== The problem ==
Where a line below includes the word "touch", copy that line.

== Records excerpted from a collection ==

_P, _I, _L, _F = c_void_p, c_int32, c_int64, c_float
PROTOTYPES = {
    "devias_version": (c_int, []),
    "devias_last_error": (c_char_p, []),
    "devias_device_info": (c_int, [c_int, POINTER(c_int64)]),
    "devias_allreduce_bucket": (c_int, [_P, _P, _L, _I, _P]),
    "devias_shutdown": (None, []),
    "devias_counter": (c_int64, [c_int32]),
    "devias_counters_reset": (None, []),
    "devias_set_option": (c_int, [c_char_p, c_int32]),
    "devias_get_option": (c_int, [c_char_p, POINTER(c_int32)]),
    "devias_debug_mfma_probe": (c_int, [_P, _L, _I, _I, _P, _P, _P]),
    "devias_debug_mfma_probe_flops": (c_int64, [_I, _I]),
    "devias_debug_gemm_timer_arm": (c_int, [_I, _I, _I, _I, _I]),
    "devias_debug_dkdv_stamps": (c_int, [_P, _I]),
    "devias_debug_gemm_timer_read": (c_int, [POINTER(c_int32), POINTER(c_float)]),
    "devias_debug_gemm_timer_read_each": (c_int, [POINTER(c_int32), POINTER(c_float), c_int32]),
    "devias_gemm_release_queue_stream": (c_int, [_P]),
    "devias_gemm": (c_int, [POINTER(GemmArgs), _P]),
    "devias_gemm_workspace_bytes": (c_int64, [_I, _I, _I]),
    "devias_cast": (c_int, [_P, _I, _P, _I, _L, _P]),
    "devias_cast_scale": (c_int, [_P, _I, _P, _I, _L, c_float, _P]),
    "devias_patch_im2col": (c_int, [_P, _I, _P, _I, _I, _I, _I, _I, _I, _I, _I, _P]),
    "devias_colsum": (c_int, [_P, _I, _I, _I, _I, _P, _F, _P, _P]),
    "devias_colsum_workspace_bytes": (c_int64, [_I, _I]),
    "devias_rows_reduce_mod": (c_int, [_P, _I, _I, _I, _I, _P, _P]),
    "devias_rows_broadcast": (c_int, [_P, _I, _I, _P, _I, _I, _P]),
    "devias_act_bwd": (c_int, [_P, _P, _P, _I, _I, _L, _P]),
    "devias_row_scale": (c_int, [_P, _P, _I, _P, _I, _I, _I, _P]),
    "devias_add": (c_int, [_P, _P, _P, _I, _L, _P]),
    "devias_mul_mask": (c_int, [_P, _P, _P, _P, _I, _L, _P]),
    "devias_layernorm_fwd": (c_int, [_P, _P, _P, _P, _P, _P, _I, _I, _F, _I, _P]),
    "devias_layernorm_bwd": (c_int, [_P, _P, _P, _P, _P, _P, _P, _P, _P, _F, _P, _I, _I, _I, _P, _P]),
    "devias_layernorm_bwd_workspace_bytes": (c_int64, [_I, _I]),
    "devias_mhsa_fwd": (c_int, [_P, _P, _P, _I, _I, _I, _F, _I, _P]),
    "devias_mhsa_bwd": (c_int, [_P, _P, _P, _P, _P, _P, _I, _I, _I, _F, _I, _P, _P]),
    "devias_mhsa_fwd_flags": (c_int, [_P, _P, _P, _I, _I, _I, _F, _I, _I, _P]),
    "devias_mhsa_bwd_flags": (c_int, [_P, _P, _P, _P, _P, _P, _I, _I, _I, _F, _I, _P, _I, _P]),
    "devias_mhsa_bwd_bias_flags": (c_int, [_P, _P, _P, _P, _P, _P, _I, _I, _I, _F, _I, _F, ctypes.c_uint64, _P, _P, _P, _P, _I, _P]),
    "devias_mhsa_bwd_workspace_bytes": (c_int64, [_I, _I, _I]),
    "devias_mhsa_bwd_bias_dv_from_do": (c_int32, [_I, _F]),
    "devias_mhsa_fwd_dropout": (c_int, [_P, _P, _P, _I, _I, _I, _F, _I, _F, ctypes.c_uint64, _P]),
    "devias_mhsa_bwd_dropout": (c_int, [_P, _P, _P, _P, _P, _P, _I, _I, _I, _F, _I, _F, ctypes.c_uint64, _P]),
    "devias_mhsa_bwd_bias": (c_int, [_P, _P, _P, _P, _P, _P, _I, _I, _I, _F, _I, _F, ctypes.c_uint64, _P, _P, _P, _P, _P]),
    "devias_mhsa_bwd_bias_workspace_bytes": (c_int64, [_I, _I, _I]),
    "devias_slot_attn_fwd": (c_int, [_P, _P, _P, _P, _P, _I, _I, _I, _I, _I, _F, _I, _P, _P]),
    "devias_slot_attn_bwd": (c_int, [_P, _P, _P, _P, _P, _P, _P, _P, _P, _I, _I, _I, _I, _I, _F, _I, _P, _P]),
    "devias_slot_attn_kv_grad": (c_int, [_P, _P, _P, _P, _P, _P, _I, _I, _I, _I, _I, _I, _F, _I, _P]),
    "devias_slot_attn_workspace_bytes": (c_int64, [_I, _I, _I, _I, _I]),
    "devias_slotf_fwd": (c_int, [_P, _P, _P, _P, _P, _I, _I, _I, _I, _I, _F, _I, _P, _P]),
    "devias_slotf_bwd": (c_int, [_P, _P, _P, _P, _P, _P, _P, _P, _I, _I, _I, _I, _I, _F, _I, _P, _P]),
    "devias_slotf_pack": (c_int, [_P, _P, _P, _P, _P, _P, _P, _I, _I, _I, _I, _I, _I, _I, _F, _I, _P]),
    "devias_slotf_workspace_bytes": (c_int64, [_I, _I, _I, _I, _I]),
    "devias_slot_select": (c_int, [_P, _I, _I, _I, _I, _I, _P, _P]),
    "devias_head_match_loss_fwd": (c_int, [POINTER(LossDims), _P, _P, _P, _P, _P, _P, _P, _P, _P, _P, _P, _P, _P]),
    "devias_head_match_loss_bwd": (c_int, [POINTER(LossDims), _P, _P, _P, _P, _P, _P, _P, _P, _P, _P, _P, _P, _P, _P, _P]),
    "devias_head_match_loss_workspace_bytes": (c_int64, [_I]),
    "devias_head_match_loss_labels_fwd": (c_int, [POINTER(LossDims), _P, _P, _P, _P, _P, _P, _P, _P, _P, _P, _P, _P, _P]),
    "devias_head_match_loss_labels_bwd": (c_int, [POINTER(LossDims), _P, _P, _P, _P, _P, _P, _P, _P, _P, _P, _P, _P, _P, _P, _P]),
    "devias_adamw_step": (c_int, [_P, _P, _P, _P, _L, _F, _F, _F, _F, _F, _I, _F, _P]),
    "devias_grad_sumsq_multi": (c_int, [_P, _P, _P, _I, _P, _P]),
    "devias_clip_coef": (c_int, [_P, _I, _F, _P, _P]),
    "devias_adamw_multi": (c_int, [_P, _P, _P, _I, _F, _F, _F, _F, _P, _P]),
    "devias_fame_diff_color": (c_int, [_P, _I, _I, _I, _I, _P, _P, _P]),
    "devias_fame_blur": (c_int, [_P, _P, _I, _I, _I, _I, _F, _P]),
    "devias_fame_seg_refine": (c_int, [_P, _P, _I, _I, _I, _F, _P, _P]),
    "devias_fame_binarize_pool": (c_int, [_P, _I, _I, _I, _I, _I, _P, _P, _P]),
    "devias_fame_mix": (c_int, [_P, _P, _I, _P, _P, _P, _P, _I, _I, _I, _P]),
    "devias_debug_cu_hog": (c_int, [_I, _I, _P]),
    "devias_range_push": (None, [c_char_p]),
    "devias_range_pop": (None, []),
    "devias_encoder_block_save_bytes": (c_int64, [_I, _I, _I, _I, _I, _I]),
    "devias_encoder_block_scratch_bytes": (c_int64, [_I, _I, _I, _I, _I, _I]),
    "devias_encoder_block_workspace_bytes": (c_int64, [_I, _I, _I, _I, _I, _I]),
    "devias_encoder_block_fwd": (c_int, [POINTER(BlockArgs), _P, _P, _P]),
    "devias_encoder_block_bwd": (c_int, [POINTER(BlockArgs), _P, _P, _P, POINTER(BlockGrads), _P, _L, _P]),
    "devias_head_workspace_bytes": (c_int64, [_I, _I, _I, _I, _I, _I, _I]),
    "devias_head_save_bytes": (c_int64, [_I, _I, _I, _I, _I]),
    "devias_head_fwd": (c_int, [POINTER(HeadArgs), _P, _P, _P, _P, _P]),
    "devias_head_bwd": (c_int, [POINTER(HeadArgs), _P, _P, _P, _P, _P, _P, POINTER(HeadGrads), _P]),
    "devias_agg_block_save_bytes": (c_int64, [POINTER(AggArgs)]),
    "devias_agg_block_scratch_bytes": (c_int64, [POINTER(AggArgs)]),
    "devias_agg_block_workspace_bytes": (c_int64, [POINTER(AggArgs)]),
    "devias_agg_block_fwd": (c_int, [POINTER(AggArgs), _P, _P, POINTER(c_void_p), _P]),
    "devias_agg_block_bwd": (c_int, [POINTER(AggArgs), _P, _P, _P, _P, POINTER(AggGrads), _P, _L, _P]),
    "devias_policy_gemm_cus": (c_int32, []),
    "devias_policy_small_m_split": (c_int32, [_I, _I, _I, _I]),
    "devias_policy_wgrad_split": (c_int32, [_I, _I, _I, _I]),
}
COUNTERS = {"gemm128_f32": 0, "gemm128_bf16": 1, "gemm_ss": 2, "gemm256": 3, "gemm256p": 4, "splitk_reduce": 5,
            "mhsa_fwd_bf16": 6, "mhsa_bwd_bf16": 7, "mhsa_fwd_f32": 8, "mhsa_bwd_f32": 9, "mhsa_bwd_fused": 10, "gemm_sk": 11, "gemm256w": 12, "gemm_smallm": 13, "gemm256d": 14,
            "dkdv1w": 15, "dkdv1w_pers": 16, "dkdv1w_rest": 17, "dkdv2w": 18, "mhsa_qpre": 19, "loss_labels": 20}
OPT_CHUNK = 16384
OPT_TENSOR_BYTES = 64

* * *

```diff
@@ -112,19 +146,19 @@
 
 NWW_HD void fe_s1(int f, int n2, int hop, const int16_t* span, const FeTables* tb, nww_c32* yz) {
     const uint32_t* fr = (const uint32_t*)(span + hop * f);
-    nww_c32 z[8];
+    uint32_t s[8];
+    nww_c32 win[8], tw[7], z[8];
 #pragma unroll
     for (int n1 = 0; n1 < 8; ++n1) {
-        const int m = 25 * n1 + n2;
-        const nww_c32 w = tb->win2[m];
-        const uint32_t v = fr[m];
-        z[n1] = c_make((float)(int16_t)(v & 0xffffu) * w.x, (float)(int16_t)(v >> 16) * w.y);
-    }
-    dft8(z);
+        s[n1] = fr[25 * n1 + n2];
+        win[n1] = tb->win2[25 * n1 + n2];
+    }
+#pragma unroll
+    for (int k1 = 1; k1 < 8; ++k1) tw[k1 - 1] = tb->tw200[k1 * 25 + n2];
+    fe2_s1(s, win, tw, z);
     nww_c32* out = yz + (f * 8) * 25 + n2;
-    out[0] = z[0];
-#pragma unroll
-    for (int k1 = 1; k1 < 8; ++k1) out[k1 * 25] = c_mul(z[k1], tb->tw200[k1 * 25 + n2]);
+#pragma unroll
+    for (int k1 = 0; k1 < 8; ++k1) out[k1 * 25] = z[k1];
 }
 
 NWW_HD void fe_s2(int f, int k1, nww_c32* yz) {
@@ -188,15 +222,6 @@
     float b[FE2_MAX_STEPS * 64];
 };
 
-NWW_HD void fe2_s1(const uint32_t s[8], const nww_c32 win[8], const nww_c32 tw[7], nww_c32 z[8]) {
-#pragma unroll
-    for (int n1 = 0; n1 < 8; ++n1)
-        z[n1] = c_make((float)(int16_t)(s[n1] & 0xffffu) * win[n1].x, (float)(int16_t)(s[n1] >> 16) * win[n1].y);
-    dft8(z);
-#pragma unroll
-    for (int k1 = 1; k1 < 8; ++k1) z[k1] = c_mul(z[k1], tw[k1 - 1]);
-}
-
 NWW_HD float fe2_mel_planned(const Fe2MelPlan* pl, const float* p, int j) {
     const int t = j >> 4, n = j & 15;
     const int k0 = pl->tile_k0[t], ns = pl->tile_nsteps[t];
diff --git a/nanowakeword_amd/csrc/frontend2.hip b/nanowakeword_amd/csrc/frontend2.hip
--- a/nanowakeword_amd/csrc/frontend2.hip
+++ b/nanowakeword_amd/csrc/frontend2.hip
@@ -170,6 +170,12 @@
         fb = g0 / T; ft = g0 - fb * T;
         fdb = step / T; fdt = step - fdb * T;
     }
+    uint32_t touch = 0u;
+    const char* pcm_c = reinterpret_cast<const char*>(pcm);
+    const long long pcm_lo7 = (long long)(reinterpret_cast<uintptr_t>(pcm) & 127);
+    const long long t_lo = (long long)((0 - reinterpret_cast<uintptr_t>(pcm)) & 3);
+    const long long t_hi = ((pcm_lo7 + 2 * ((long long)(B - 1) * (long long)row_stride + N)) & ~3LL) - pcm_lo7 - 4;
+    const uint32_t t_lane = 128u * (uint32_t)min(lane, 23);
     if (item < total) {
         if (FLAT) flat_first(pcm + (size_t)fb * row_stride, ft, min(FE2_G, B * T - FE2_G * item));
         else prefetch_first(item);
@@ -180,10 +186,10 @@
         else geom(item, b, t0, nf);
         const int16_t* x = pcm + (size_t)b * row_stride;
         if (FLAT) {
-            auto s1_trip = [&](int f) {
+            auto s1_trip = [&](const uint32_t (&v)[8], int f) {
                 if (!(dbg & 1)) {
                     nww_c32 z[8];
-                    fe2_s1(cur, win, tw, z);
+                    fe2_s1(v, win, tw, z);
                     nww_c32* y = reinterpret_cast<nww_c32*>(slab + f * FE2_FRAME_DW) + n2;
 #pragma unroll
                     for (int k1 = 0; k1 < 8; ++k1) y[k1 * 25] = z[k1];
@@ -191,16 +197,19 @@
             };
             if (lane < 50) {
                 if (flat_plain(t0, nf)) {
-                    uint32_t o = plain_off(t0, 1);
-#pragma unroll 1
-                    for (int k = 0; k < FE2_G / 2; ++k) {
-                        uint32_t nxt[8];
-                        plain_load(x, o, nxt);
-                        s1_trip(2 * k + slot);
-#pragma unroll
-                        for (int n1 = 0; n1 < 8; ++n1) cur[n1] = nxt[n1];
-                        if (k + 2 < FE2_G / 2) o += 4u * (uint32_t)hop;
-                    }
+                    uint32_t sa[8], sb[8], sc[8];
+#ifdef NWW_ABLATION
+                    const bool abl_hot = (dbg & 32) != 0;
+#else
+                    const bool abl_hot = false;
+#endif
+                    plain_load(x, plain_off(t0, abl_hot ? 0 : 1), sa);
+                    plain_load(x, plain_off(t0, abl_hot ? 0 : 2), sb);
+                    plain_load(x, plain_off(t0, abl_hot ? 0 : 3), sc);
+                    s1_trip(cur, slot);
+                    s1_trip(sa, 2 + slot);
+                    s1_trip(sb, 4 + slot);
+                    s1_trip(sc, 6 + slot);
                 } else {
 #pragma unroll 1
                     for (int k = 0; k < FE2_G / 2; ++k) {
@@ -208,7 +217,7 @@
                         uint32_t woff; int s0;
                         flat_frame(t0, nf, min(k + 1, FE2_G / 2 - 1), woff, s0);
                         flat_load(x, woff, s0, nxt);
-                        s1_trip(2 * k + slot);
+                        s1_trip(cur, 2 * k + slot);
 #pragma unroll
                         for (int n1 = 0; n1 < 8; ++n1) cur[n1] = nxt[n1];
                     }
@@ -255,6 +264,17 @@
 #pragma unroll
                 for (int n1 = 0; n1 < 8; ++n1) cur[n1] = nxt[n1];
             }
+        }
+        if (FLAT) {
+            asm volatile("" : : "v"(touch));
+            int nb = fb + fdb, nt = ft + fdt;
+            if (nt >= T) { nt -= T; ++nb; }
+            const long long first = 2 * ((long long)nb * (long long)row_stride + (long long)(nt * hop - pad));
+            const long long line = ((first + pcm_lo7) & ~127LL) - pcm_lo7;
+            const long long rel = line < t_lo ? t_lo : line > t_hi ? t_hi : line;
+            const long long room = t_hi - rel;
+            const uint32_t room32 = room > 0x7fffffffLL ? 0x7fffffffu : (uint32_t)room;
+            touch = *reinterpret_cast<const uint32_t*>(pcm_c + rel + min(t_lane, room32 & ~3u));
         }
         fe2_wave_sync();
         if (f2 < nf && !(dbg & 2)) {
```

* * *

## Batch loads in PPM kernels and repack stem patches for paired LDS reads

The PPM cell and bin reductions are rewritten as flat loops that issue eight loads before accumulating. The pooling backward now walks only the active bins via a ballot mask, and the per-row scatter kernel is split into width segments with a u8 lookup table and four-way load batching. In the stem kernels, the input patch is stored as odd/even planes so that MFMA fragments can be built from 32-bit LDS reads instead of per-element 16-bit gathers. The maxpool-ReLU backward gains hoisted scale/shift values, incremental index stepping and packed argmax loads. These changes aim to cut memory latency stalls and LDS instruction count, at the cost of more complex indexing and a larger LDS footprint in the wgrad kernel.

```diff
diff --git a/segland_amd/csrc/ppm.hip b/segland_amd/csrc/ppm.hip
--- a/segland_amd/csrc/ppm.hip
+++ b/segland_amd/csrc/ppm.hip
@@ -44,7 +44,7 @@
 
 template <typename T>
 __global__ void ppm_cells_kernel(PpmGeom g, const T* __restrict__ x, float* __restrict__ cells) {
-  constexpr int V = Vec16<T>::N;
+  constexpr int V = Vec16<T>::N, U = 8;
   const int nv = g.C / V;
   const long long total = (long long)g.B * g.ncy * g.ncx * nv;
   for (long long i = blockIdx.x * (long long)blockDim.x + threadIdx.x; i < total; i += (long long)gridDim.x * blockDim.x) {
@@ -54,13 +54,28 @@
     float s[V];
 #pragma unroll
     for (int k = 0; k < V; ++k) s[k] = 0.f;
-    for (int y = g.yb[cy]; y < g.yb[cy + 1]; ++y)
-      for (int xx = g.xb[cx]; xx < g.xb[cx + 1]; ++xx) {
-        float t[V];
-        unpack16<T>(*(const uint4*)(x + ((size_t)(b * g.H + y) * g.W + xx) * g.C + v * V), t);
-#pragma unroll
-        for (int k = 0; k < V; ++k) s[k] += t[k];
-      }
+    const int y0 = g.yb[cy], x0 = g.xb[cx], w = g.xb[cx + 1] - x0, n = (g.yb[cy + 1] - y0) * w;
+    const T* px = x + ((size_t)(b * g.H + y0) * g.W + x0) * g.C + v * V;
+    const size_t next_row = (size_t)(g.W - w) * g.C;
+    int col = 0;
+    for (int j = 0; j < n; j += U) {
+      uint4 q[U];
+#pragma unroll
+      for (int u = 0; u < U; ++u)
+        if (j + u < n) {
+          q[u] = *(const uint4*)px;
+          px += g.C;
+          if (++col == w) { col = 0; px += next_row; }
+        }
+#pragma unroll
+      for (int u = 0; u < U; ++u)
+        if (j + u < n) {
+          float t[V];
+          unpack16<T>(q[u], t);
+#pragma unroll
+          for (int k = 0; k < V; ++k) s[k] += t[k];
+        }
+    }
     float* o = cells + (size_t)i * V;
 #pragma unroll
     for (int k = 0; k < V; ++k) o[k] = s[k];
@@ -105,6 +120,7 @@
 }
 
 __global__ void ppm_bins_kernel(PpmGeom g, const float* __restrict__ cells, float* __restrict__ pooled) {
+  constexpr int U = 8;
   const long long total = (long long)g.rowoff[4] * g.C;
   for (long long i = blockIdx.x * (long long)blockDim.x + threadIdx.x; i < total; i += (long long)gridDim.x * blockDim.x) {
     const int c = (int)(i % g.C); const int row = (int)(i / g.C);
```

== Response area ==
+    uint32_t touch = 0u;
+            asm volatile("" : : "v"(touch));
+            touch = *reinterpret_cast<const uint32_t*>(pcm_c + rel + min(t_lane, room32 & ~3u));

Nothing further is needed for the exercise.